Records from a data source
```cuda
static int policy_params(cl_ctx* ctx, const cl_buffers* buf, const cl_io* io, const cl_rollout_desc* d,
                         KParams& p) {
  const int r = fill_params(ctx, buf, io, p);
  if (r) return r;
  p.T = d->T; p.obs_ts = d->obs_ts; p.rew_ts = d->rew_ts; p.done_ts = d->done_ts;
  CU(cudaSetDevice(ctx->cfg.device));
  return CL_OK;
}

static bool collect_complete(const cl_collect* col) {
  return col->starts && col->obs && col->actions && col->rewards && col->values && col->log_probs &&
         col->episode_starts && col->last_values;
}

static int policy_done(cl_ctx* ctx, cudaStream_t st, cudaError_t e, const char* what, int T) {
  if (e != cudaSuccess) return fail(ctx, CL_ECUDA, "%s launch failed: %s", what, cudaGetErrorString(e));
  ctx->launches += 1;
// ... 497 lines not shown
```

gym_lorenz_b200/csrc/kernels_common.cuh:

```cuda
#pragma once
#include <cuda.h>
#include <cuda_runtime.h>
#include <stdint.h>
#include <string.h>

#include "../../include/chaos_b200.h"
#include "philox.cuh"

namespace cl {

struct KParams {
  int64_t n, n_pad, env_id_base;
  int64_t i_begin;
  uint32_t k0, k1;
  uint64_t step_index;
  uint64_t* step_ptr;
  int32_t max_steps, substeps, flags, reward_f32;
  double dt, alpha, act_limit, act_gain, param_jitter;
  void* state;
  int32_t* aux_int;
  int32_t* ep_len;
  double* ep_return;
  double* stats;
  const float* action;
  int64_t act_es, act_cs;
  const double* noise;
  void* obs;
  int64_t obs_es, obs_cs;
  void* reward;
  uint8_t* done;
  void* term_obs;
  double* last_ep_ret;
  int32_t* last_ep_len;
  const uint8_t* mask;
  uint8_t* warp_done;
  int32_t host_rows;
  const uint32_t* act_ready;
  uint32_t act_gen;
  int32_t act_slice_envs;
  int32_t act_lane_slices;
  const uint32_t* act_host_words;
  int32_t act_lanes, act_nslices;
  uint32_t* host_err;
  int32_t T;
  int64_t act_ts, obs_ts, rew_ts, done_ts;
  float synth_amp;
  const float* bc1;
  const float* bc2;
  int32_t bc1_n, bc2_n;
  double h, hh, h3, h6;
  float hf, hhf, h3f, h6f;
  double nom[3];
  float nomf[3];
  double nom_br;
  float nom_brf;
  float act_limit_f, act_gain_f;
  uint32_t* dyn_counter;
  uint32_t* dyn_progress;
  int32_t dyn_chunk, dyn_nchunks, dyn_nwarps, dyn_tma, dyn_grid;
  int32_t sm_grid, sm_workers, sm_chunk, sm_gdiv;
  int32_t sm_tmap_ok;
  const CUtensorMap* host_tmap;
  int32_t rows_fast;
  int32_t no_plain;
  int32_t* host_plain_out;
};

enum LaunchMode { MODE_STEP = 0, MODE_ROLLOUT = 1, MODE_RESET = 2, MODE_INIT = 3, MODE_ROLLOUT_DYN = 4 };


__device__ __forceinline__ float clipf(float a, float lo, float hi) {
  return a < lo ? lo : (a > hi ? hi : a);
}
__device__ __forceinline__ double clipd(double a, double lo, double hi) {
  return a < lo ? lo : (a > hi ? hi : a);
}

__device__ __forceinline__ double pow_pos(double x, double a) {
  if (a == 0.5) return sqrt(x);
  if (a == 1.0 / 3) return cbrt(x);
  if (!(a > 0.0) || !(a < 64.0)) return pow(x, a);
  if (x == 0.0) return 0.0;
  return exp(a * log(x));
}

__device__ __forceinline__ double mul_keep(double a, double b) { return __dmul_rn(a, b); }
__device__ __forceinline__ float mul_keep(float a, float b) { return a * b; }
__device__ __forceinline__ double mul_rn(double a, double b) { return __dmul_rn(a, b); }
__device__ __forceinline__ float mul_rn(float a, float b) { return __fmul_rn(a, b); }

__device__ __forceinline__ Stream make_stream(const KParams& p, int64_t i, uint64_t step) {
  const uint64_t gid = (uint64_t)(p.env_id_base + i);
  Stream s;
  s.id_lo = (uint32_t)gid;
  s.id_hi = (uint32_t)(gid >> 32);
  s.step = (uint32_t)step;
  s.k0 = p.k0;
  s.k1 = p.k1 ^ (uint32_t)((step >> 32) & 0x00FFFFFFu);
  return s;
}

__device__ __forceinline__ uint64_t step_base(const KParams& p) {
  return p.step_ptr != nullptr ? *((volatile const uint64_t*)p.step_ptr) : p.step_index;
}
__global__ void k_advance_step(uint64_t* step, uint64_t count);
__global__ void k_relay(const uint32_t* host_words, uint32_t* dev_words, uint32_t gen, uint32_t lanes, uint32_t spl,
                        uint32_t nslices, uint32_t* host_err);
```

--

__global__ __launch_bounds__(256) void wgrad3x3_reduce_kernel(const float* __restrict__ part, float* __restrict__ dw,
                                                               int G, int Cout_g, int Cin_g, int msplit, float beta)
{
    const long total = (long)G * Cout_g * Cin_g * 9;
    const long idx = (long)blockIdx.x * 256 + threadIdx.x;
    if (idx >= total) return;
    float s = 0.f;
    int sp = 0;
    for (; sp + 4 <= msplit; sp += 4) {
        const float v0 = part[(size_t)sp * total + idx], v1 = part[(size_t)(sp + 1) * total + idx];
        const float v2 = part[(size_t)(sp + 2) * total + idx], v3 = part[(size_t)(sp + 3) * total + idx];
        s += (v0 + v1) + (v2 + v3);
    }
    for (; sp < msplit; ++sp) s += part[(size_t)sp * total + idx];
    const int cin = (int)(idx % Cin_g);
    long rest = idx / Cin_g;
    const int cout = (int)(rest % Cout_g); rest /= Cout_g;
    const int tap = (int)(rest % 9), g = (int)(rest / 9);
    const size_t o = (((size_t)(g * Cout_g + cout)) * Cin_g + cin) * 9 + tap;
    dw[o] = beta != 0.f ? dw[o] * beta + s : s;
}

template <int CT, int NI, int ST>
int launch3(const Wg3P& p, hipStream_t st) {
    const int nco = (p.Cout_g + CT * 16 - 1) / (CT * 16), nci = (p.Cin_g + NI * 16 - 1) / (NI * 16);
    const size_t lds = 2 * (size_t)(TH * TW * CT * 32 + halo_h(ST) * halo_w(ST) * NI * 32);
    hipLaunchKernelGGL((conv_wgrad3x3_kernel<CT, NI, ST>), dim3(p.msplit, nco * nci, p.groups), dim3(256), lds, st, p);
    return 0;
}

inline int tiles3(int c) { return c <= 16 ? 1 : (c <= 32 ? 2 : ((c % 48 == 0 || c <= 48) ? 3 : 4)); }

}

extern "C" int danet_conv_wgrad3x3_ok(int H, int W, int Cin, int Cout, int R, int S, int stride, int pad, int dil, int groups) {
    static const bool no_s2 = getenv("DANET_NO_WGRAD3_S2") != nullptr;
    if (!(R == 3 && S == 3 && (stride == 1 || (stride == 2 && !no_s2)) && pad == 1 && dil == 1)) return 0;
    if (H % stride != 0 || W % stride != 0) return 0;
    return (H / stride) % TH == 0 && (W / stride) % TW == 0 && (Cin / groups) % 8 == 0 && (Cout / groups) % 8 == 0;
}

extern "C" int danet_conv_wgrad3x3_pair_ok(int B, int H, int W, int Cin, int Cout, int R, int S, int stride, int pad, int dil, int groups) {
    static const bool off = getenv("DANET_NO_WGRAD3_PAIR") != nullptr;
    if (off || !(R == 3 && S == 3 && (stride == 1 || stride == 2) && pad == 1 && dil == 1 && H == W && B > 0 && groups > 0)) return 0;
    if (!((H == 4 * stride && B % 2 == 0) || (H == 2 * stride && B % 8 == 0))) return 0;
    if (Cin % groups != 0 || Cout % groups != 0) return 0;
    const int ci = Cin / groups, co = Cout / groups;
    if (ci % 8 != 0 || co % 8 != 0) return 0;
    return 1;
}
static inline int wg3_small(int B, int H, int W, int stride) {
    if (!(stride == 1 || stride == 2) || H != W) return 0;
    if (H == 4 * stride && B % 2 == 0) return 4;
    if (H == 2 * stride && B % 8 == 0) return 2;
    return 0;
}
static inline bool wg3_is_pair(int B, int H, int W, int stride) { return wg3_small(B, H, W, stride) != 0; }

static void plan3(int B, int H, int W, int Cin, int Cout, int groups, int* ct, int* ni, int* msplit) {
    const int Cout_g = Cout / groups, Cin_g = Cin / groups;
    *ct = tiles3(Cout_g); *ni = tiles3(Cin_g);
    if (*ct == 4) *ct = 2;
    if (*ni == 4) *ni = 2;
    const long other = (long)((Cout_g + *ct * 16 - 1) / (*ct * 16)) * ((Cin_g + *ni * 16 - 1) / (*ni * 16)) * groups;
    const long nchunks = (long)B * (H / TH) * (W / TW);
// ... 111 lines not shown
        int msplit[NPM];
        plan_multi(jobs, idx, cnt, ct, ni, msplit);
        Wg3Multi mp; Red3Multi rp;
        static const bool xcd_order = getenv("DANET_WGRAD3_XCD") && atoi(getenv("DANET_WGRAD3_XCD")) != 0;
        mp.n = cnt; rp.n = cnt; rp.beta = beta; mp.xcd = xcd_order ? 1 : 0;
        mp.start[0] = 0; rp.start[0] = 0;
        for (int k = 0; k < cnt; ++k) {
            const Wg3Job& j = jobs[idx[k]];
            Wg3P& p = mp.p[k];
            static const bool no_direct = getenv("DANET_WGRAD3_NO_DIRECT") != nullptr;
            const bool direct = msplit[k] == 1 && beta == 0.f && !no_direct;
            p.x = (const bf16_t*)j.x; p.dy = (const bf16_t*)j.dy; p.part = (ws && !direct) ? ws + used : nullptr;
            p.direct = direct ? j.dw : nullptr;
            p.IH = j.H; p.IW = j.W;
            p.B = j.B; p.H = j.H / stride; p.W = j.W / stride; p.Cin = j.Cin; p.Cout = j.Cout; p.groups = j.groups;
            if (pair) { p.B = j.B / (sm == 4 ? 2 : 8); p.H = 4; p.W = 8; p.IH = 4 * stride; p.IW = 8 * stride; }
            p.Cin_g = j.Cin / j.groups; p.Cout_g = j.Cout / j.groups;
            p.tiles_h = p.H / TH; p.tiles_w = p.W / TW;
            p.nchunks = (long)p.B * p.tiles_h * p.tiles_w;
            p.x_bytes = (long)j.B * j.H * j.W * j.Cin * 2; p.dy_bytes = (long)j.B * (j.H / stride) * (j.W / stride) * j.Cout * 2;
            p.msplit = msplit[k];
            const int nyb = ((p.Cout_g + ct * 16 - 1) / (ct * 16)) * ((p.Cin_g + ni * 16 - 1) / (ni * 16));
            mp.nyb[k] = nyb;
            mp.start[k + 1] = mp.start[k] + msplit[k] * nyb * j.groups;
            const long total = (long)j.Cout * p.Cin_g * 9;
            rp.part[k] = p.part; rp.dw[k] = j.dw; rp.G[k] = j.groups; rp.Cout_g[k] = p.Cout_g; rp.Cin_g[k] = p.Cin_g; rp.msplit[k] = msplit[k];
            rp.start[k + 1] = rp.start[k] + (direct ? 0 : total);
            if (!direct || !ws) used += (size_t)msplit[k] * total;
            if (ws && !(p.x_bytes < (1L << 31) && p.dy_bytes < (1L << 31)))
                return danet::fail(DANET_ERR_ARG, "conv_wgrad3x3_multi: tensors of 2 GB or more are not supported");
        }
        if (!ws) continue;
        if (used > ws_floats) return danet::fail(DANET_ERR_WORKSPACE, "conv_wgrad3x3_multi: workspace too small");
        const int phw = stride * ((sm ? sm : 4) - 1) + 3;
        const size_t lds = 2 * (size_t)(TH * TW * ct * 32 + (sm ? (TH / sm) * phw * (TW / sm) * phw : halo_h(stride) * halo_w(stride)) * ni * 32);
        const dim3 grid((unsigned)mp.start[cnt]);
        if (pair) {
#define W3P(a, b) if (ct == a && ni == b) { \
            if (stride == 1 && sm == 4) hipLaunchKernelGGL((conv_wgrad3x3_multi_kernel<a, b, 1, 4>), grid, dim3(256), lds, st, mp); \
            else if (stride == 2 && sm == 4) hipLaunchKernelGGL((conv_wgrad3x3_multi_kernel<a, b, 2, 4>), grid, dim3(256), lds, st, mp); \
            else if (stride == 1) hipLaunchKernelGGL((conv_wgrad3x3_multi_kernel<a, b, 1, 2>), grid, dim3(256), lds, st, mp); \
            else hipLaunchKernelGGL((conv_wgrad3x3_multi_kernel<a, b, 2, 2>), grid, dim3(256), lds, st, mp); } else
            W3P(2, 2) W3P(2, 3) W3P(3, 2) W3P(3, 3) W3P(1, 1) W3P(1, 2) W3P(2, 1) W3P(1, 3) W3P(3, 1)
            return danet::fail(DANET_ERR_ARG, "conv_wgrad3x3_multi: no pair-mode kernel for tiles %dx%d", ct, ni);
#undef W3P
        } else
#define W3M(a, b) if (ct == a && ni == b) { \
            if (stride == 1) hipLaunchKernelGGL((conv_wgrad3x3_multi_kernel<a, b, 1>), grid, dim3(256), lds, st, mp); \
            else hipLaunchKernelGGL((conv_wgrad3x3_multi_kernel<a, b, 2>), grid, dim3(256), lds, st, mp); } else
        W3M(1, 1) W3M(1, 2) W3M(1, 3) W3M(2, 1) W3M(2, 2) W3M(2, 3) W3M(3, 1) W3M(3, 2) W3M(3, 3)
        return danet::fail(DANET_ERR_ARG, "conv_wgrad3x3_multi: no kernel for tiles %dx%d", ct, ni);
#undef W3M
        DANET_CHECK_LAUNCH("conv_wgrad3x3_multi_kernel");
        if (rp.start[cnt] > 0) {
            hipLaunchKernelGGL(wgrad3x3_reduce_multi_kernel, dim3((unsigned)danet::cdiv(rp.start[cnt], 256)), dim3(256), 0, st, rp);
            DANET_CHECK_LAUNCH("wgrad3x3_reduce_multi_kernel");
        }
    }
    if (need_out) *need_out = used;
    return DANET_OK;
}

● **What to do**
If a line in the data contains the string "getenv", copy it.

● **Solution to this exercise**
    static const bool no_s2 = getenv("DANET_NO_WGRAD3_S2") != nullptr;
    static const bool off = getenv("DANET_NO_WGRAD3_PAIR") != nullptr;
        static const bool xcd_order = getenv("DANET_WGRAD3_XCD") && atoi(getenv("DANET_WGRAD3_XCD")) != 0;
            static const bool no_direct = getenv("DANET_WGRAD3_NO_DIRECT") != nullptr;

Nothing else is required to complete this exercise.